* **Exercise requirements**
Find the word "unit" in the records and copy every line where it occurs.

* **Stored entries**
Segment Open
int bwd_layout(int64_t N, int L, const int64_t* off, const int32_t* res, BwdLayout* o) {
    if (L < 1 || L > kMaxLevels) return fail(AVR_E_ARG, "hashgrid: n_levels out of range (1..32)");
    BwdLayout b{};
    bool res_dense[kMaxLevels];
    for (int l = 0; l < L; ++l) {
        const double cells = res ? (double)res[l] * res[l] * res[l] : 1e300;
        res_dense[l] = cells <= (double)(off[l + 1] - off[l]);
    }
    b.plan.pbase[0] = 0;
    b.plan.max_parts = 0;
    for (int l = 0; l < L; ++l) {
        const int64_t size = off[l + 1] - off[l];
        if (size <= 0 || size % 8) return fail(AVR_E_ARG, "hashgrid: level sizes must be positive multiples of 8");
        const int64_t P = (size + kPartEntries - 1) / kPartEntries;
        if (b.plan.pbase[l] + P > (1 << 24)) return fail(AVR_E_ARG, "hashgrid: tables too large");
        b.plan.pbase[l + 1] = b.plan.pbase[l] + (int)P;
        b.plan.slice_cap[l] = res_dense[l] ? kDenseSlice : kHashedSlice;
        const double share = (double)N * 8.0 * (double)std::min<int64_t>(size, kPartEntries) / (double)size;
        b.plan.hot_above[l] = res_dense[l] ? 0 : (int)std::min(1.5 * share + 64.0, 2.0e9);
        b.plan.max_parts = std::max(b.plan.max_parts, (int)P);
    }
    const int64_t nchunks = (N + kChunkPts - 1) / kChunkPts;
    const int64_t maxc = N * L * 8;
    if (maxc >= (int64_t(1) << 31) || nchunks > 65535)
        return fail(AVR_E_ARG, "hashgrid: too many points for the partitioned backward");
    b.plan.nchunks = (int)std::max<int64_t>(nchunks, 1);
    b.total_parts = b.plan.pbase[L];
    auto al = [](int64_t v) { return (v + 255) & ~(int64_t)255; };
    int64_t o0 = 0;
    b.counts = o0;
    o0 += al((int64_t)b.total_parts * b.plan.nchunks * 4);
    b.totals = o0;
    o0 += al((int64_t)b.total_parts * 4);
    b.part_start = o0;
    o0 += al((int64_t)(b.total_parts + 1) * 4);
    b.slice_base = o0;
    o0 += al((int64_t)(b.total_parts + 1) * 4);
    b.max_slices = b.total_parts + (int)(maxc / kDenseSlice) + 1;
    b.scatter_ok = b.plan.max_parts <= kMaxScatterParts;
    b.glm = o0;
    o0 += al(N * L * 2 * 4);
    b.contrib = o0;
    o0 += al(maxc * 12);
    b.bytes = o0;
    if (b.bytes > kMaxBwdWorkspaceBytes) b.scatter_ok = false;
    *o = b;
    return 0;
}

}

extern "C" int avr_hashgrid_fwd(int64_t N, int32_t n_levels, const float* x, const void* params,
                                int32_t param_dtype, const int64_t* level_offset,
                                const float* level_scale, const int32_t* level_res, void* out,
                                int32_t out_dtype, void* stream) {
    AVR_REQUIRE(N >= 0 && x && params && level_offset && level_scale && level_res && out,
                "avr_hashgrid_fwd: bad args");
    if (N == 0) return 0;
    LevelTable lt;
    if (int e = make_table(n_levels, level_offset, level_scale, level_res, &lt)) return e;
    const int64_t work = N * n_levels;
    const dim3 grid((unsigned)((work + 255) / 256));
    hipStream_t st = as_stream(stream);
    const int L = n_levels;
    if (N >= lm_min_points()) {
        const dim3 glm((unsigned)((N + 255) / 256), (unsigned)L);
        if (int e = launch_fwd_lm<true>(glm, st, N, x, params, param_dtype, lt, out, out_dtype)) return e;
        return check_launch("avr_hashgrid_fwd");
    }
    if (param_dtype == AVR_DTYPE_F32 && out_dtype == AVR_DTYPE_F32)
        hipLaunchKernelGGL((hashgrid_fwd_kernel<float, float>), grid, dim3(256), 0, st, N, L, x,
                           (const float*)params, lt, (float*)out);
    else if (param_dtype == AVR_DTYPE_F32 && out_dtype == AVR_DTYPE_F16)
        hipLaunchKernelGGL((hashgrid_fwd_kernel<float, __half>), grid, dim3(256), 0, st, N, L, x,
                           (const float*)params, lt, (__half*)out);
    else if (param_dtype == AVR_DTYPE_F16 && out_dtype == AVR_DTYPE_F16)
        hipLaunchKernelGGL((hashgrid_fwd_kernel<__half, __half>), grid, dim3(256), 0, st, N, L, x,
                           (const __half*)params, lt, (__half*)out);
    else if (param_dtype == AVR_DTYPE_F16 && out_dtype == AVR_DTYPE_F32)
        hipLaunchKernelGGL((hashgrid_fwd_kernel<__half, float>), grid, dim3(256), 0, st, N, L, x,
                           (const __half*)params, lt, (float*)out);
    else
        return fail(AVR_E_ARG, "avr_hashgrid_fwd: unknown dtype");
    return check_launch("avr_hashgrid_fwd");
}

extern "C" int avr_hashgrid_bwd(int64_t N, int32_t n_levels, const float* x, const void* grad_out,
                                int32_t grad_dtype, const int64_t* level_offset,
                                const float* level_scale, const int32_t* level_res,
                                float* grad_params, void* stream) {
    AVR_REQUIRE(N >= 0 && x && grad_out && level_offset && level_scale && level_res && grad_params,
                "avr_hashgrid_bwd: bad args");
    if (N == 0) return 0;
    LevelTable lt;
    if (int e = make_table(n_levels, level_offset, level_scale, level_res, &lt)) return e;
    hipStream_t st = as_stream(stream);
    if (grad_dtype == AVR_DTYPE_F32)
        launch_bwd<float>(st, N, (int)n_levels, x, (const float*)grad_out, lt, grad_params);
    else if (grad_dtype == AVR_DTYPE_F16)
        launch_bwd<__half>(st, N, (int)n_levels, x, (const __half*)grad_out, lt, grad_params);
    else
        return fail(AVR_E_ARG, "avr_hashgrid_bwd: unknown grad dtype");
    return check_launch("avr_hashgrid_bwd");
}

namespace {
int fwd_lm(int64_t N, int32_t n_levels, const float* x, const void* params, int32_t param_dtype,
           const int64_t* level_offset, const float* level_scale, const int32_t* level_res, void* out,
           int32_t out_dtype, void* stream, int unit) {
    AVR_REQUIRE(N >= 0 && x && params && level_offset && level_scale && level_res && out,
                "avr_hashgrid_fwd_lm: bad args");
    if (N == 0) return 0;
    LevelTable lt;
    if (int e = make_table(n_levels, level_offset, level_scale, level_res, &lt)) return e;
    const dim3 grid((unsigned)((N + 255) / 256), (unsigned)n_levels);
    hipStream_t st = as_stream(stream);
    if (int e = launch_fwd_lm<false>(grid, st, N, x, params, param_dtype, lt, out, out_dtype, unit)) return e;
    return check_launch("avr_hashgrid_fwd_lm");
}
}

extern "C" int avr_hashgrid_fwd_lm(int64_t N, int32_t n_levels, const float* x, const void* params,
                                   int32_t param_dtype, const int64_t* level_offset,
                                   const float* level_scale, const int32_t* level_res, void* out,
                                   int32_t out_dtype, void* stream) {
    return fwd_lm(N, n_levels, x, params, param_dtype, level_offset, level_scale, level_res, out, out_dtype, stream,
                  0);
}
Segment Closed
* **Solution to the exercise**
           int32_t out_dtype, void* stream, int unit) {
    if (int e = launch_fwd_lm<false>(grid, st, N, x, params, param_dtype, lt, out, out_dtype, unit)) return e;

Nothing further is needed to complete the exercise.